Check each line of the material below, and copy it if it holds the string "fast".
+++
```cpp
static int markdup_impl(elp_ctx *c) {
  const uint64_t n = c->n;
  ELP_TRY(ensure(c, c->mate, n + 1));
  ELP_TRY(ensure(c, c->pair_win, n + 1));
  if (n == 0) { ELP_TRY(ensure_adapted(c, true)); c->derived.marked = true; return 0; }
  const bool fuse_adapt = !c->derived.adapted();
  int pos_bits = 1;
  if (fuse_adapt) ELP_TRY(adapt_begin(c, &pos_bits));
  else ELP_TRY(ensure_adapted(c, false));
  const unsigned grid = blocks_for(n, 256);
  hipStream_t st = c->stream;
  MdCols m{n, c->refid.p, c->flag.p, c->rgid.p, c->rg_lib.p, c->split.p, c->upos.p, c->score.p, c->qname_off.p, c->qname.p};
  const uint64_t T = table_size_for(n);
  uint32_t *table;
  ELP_TRY(scratch(c, 0, T, &table));
  uint32_t *rep;
  unsigned long long *best;
  ELP_TRY(scratch(c, 2, n + 16, &best));
  uint32_t *winner;
  ELP_TRY(scratch(c, 3, n + 16, &winner));

  uint4 *fkey;
  ELP_TRY(scratch(c, 5, n + 8, &fkey));
  ELP_TRY(ensure(c, c->md_ctr, 16 + 64 * 16));
  uint32_t *nf_dev = c->md_ctr.p;
  ELP_TRY(scratch(c, 1, 2 * n + 16, &rep));
  uint32_t *flist = rep + n + 8;
  ELP_HIP(c, hipMemsetAsync(c->md_ctr.p, 0, (16 + 64 * 16) * sizeof(uint32_t), st));
  FrontCols fc{n, c->refid.p, c->pos.p, c->flag.p, c->has_sr.p, c->rgid.p, c->rg_lib.p, c->split.p, c->cigar_off.p, c->cigar.p, c->qname_off.p, c->qname.p,
               (uint32_t)c->n_ref, pos_bits};
  ELP_TRY(mailbox(c));
  ELP_LAUNCH(c, "md_frag_list", k_frag_list, dim3(std::min<unsigned>(blocks_for(n, FLI_CHUNK), (unsigned)c->n_cu * 8)), dim3(256), 0, fc, fkey, flist, nf_dev, best, winner);
  ELP_HIP(c, hipMemcpyAsync(c->mail, nf_dev, 4, hipMemcpyDeviceToHost, st));
  ELP_HIP(c, hipEventRecord(c->mail_ev, st));
  if (fuse_adapt) ELP_TRY(adapt_scores(c));

  int bbits = 0;
  while (bbits < 24 && ((n / 2 + 1) >> bbits) > (uint64_t)PB_TARGET) bbits++;
  const int ndig = (bbits + 7) / 8, sbits = 8 * ndig;
  const size_t nb = (size_t)1 << bbits;
  uint32_t *np_dev = c->md_ctr.p + 1;

  uint64_t bw = 1024;
  while (bw < n / 16 && bw < (1u << 20)) bw <<= 1;
  uint32_t *bloom, *hash32;
  uint8_t *code;
  const uint32_t tab_cap = (uint32_t)((blocks_for(n, 256 * MP_R) + 63) / 64) * 256u * MP_R;
  ELP_TRY(scratch(c, 6, bw + bw / 512 + 16 + n + 16 + (n + 16) / 4 + 64 * (size_t)tab_cap + 16 + n + 16, &bloom));
  uint32_t *coarse = bloom + bw;
  hash32 = coarse + bw / 512 + 16;
  code = reinterpret_cast<uint8_t *>(hash32 + n + 8);
  uint32_t *tab_list = hash32 + n + 16 + (n + 16) / 4;
  uint32_t *hash_lo = tab_list + 64 * (size_t)tab_cap + 8;
  uint32_t *rep_of = c->pair_win.p;
  uint32_t *n_table_dev = c->md_ctr.p + 16;
  ELP_HIP(c, hipMemsetAsync(bloom, 0, bw * sizeof(uint32_t), st));
  uint32_t n_tab = 0, n_tab64[64 * 16];
  uint32_t adapt_word[ADAPT_WORDS] = {0, 0, 0, 0, 0, 0};
  ELP_HIP(c, elp::event_wait(c->mail_ev));
  const uint32_t nf = c->mail[0];
  const unsigned fgrid = blocks_for(nf, 256);
  const uint64_t Tf = nf ? std::min<uint64_t>(T, table_size_for(4ull * nf)) : 0;
  const uint64_t npmax = n + 2;
  uint64_t *pk;
  ELP_TRY(scratch(c, 7, 2 * npmax + (2 * npmax + Tf + Tf / 32 + 64) / 2 + 8, &pk));
  uint32_t *pv = reinterpret_cast<uint32_t *>(pk + 2 * npmax), *ftable = pv + 2 * npmax, *fbits = ftable + Tf;
  if (nf) {
    ELP_HIP(c, hipMemsetAsync(ftable, 0xFF, Tf * sizeof(uint32_t), st));
    ELP_LAUNCH(c, "md_frag_insert", k_frag_insert, dim3(fgrid), dim3(256), 0, m, (const uint4 *)fkey, (const uint32_t *)flist, nf, ftable, Tf - 1, rep, best);
    ELP_LAUNCH(c, "md_frag_bits", k_frag_bits, dim3(blocks_for(Tf / 32, 256)), dim3(256), 0, (const uint32_t *)ftable, Tf / 32, fbits);
  }
  const int optimistic = c->tune.mate_path == 0;
  const uint32_t nfx = (uint32_t)((n + 1) / 2);
  if (fuse_adapt)
    ELP_LAUNCH(c, "md_front", k_md_front<true>, dim3(blocks_for(n, MF_RECS)), dim3(MF_THREADS), 0, fc, (const int32_t *)c->score.p, c->upos.p, c->key.p, fkey, code, hash32, hash_lo, bloom,
               (uint32_t)(bw - 1), n_table_dev, (const uint32_t *)ftable, (const uint32_t *)fbits, nf ? Tf - 1 : (uint64_t)0, best, c->mate.p, c->pair_win.p, pk, pv,
               np_dev, nfx, optimistic);
  else
    ELP_LAUNCH(c, "md_front", k_md_front<false>, dim3(blocks_for(n, MF_RECS)), dim3(MF_THREADS), 0, fc, (const int32_t *)c->score.p, c->upos.p, c->key.p, fkey, code, hash32, hash_lo, bloom,
               (uint32_t)(bw - 1), n_table_dev, (const uint32_t *)ftable, (const uint32_t *)fbits, nf ? Tf - 1 : (uint64_t)0, best, c->mate.p, c->pair_win.p, pk, pv,
               np_dev, nfx, optimistic);
  if (fuse_adapt) c->derived.keys = c->derived.scores = true;
  ELP_TRY(sort_presort(c));
  if (nf) {
    ELP_LAUNCH(c, "md_frag_tie", k_frag_tie, dim3(fgrid), dim3(256), 0, m, (const uint32_t *)flist, nf, (const uint32_t *)rep,
               (const unsigned long long *)best, winner);
    ELP_LAUNCH(c, "md_frag_flag", k_frag_flag, dim3(fgrid), dim3(256), 0, m, (const uint32_t *)flist, nf, (const uint32_t *)rep,
               (const unsigned long long *)best, (const uint32_t *)winner, c->flag.p);
  }
  ELP_HIP(c, hipMemcpyAsync(n_tab64, n_table_dev, sizeof n_tab64, hipMemcpyDeviceToHost, st));
  const bool adapt_read = c->derived.adapt_pending;
  if (adapt_read) ELP_HIP(c, hipMemcpyAsync(adapt_word, c->adapt_err.p, sizeof adapt_word, hipMemcpyDeviceToHost, st));
  ELP_HIP(c, elp::stream_wait(st));
  if (adapt_read) adapt_note(c, adapt_word);
  if (c->derived.adapt_bad_qual) return adapt_quality_error(c);
  for (int k = 0; k < 64; k++) n_tab += n_tab64[k * 16];

  const bool fixed = (uint64_t)n_tab < n / 8 && c->tune.mate_path == 0;
  const uint64_t nfixed = fixed ? (n + 1) / 2 : 0;
  const bool fast = fixed && n_tab == 0;
  if (!fast) ELP_HIP(c, hipMemsetAsync(c->mate.p, 0xFF, n * sizeof(uint32_t), st));
  if (n_tab && !fast) ELP_LAUNCH(c, "md_bloom_coarse", k_bloom_coarse, dim3(blocks_for(bw / 16, 256)), dim3(256), 0, (const uint32_t *)bloom, (uint32_t)(bw / 16), coarse);

  uint64_t Tm = fixed ? std::min<uint64_t>(T, table_size_for(std::min<uint64_t>(n, 4ull * n_tab + 1024))) : T;
  uint32_t e[4] = {0, 0, 0, 0};
  const bool listed = fixed && n_tab != 0;
  while (!fast) {
    ELP_HIP(c, hipMemsetAsync(table, 0xFF, Tm * sizeof(uint32_t), st));
    ELP_HIP(c, hipMemsetD32Async(reinterpret_cast<hipDeviceptr_t>(np_dev), (int)(uint32_t)nfixed, 1, st));
    if (listed) ELP_HIP(c, hipMemsetAsync(n_table_dev, 0, 64 * 16 * sizeof(uint32_t), st));
    ELP_LAUNCH(c, "md_mate_pairs", k_mate_pairs, dim3(blocks_for(n, 256 * MP_R)), dim3(256), 0, m, (const uint4 *)fkey, code,
               (const uint32_t *)hash32, (const uint32_t *)hash_lo, (const uint32_t *)bloom, (uint32_t)(bw - 1), (const uint32_t *)(n_tab ? coarse : nullptr), table, Tm - 1, c->mate.p,
               rep_of, c->err_flag.p, fixed ? 1 : 0, pk, pv, listed ? tab_list : (uint32_t *)nullptr, n_table_dev, tab_cap);
    if (listed)
      ELP_LAUNCH(c, "md_mate_table", k_mate_table, dim3(blocks_for(std::min<uint64_t>(n, 2ull * n_tab + 4096), 256)), dim3(256), 0, m, (const uint4 *)fkey, (const uint8_t *)code,
                 (const uint32_t *)hash32, (const uint32_t *)hash_lo, (const uint32_t *)tab_list, (const uint32_t *)n_table_dev, tab_cap, table, Tm - 1, c->mate.p, rep_of,
                 c->err_flag.p);
    ELP_TRY(fetch_err(c, e));
    if (!(e[1] & 2u)) break;
    if (Tm == T) return set_error(c, ELP_ERR_HIP, "mark duplicates: mate table overflow");
    Tm = T;
    ELP_HIP(c, hipMemsetAsync(c->err_flag.p + 1, 0, 4, st));
    ELP_HIP(c, hipMemsetAsync(c->mate.p, 0xFF, n * sizeof(uint32_t), st));
    ELP_HIP(c, hipMemsetAsync(rep_of, 0xFF, n * sizeof(uint32_t), st));
  }
  if (e[1]) {
    ELP_HIP(c, hipMemsetAsync(c->err_flag.p + 1, 0, 4, st));
    uint64_t *bk;
    uint32_t *bv, *cnt_dev = c->err_flag.p + 3;
    ELP_TRY(scratch(c, 2, 2 * n + 8, &bk));
    ELP_TRY(scratch(c, 3, 2 * n + 8, &bv));
    ELP_HIP(c, hipMemsetAsync(cnt_dev, 0, 4, st));
    ELP_LAUNCH(c, "md_big_collect", k_big_collect, dim3(grid), dim3(256), 0, n, (const uint32_t *)rep_of, c->mate.p, bk, bv, cnt_dev);
    uint32_t cnt = 0;
    ELP_HIP(c, hipMemcpyAsync(&cnt, cnt_dev, 4, hipMemcpyDeviceToHost, st));
    ELP_HIP(c, elp::stream_wait(st));
    ELP_HIP(c, hipMemsetAsync(cnt_dev, 0, 4, st));
    uint64_t *ks;
    uint32_t *vs;
    ProfScope ps(c, "md_big_");
    ELP_TRY(radix_sort_pairs(c, bk, bv, bk + n, bv + n, cnt, &ks, &vs));
    ELP_LAUNCH(c, "md_big_pair", k_big_pair, dim3(blocks_for(cnt, 256)), dim3(256), 0, cnt, (const uint64_t *)ks, c->mate.p);
  }

  {
    uint32_t *bounds;
    ELP_TRY(scratch(c, 1, 2 * nb + 8, &bounds));
    const bool folded = ndig > 0;
    ELP_HIP(c, hipMemsetAsync(bounds, folded ? 0xFF : 0, 2 * nb * sizeof(uint32_t), st));
    const bool no_table = fixed && n_tab == 0 && !e[1];
    if (!no_table) {
      ELP_HIP(c, hipMemsetAsync(c->pair_win.p, 0xFF, n * sizeof(uint32_t), st));
      if (listed)
        ELP_LAUNCH(c, "md_pair_list", k_pair_list_lists, dim3(blocks_for(std::min<uint64_t>(n, 2ull * n_tab + 4096), 256 * PL_TILES)), dim3(256), 0, m, (const uint4 *)fkey,
                   (const uint32_t *)c->mate.p, (const uint32_t *)tab_list, (const uint32_t *)n_table_dev, tab_cap, pk, pv, np_dev);
      else
        ELP_LAUNCH(c, "md_pair_list", k_pair_list_table, dim3(blocks_for(n, 256 * PL_TILES)), dim3(256), 0, m, (const uint4 *)fkey, (const uint32_t *)c->mate.p,
                   (const uint8_t *)code, pk, pv, np_dev);
    }
    uint64_t *ks = pk;
    uint32_t *vs = pv;
    if (ndig) {
      ProfScope ps(c, "md_pair_");
// ... 25 lines not shown
```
+++
• [Response area]:
  const bool fast = fixed && n_tab == 0;
  if (!fast) ELP_HIP(c, hipMemsetAsync(c->mate.p, 0xFF, n * sizeof(uint32_t), st));
  if (n_tab && !fast) ELP_LAUNCH(c, "md_bloom_coarse", k_bloom_coarse, dim3(blocks_for(bw / 16, 256)), dim3(256), 0, (const uint32_t *)bloom, (uint32_t)(bw / 16), coarse);
  while (!fast) {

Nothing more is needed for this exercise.